*** DATA UNDER STUDY Section Begins ***
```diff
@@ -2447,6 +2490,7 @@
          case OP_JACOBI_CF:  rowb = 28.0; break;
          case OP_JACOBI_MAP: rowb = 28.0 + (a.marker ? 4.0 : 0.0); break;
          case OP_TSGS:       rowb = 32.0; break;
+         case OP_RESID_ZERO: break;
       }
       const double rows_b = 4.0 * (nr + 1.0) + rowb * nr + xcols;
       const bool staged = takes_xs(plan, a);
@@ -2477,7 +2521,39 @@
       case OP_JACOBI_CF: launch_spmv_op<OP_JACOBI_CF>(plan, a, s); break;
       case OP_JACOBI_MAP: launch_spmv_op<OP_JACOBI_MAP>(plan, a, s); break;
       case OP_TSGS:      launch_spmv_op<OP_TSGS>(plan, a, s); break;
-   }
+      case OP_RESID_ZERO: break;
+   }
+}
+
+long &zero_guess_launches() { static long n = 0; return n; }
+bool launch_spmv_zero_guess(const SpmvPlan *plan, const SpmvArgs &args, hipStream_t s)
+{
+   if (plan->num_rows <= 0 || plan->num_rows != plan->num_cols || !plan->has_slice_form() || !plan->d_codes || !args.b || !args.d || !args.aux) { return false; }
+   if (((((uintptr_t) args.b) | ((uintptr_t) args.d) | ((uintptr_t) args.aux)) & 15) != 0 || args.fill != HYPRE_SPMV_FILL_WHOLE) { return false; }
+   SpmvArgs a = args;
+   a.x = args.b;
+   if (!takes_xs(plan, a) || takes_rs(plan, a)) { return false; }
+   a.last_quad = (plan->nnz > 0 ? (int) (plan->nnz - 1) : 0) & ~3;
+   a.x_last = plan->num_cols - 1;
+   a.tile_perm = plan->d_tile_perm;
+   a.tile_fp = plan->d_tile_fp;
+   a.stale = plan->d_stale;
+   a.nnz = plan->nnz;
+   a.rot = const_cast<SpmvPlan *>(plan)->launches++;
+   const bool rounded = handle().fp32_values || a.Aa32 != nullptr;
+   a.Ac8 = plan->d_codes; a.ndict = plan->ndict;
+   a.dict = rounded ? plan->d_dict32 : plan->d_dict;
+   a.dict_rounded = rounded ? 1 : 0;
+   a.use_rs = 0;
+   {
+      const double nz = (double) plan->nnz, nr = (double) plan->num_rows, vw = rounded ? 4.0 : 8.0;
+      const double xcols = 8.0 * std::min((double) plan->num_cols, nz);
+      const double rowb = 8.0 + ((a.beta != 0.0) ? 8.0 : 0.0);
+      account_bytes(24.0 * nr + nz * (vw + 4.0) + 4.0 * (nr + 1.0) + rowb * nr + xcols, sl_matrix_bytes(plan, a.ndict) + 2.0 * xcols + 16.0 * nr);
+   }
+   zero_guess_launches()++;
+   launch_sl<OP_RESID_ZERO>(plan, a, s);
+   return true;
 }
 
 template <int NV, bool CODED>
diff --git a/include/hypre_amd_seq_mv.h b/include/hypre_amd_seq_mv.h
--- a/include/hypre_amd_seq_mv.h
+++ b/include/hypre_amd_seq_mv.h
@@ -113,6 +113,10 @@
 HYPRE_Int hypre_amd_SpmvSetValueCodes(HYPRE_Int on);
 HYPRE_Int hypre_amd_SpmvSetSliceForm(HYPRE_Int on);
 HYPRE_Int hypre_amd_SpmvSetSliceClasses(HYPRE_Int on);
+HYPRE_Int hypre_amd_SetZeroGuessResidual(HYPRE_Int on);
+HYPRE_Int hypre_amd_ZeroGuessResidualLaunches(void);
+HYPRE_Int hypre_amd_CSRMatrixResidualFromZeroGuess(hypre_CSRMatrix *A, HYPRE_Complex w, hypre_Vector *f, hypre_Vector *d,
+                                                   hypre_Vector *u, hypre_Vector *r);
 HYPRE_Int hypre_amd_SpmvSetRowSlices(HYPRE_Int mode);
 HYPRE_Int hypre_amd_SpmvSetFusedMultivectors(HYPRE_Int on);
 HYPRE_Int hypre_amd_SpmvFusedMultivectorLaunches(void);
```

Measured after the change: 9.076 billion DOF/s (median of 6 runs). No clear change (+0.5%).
*** DATA UNDER STUDY Section Ends ***
*** DATA UNDER STUDY Section Begins ***
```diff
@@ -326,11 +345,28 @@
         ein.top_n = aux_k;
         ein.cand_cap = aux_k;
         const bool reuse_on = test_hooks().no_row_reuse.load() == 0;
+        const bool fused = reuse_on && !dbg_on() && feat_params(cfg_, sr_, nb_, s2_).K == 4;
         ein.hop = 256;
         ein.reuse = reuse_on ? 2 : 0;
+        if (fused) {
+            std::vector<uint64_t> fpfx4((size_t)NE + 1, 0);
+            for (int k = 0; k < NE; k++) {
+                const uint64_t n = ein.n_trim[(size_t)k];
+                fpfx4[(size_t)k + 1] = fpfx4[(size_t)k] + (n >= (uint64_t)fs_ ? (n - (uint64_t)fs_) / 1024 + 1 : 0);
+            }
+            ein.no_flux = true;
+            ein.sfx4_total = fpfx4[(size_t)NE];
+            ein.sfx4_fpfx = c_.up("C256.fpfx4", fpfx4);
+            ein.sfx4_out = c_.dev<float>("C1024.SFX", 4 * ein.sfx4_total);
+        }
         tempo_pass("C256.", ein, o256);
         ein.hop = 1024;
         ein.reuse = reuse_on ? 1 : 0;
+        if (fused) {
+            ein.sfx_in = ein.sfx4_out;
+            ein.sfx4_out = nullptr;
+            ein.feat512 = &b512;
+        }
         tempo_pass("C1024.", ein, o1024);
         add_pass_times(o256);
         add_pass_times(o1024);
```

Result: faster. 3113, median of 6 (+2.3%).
*** DATA UNDER STUDY Section Ends ***
YOUR ASSIGNMENT
Within the entries above, work out the number of lines that include the string "rowb" and give only that.

RESPONSE
6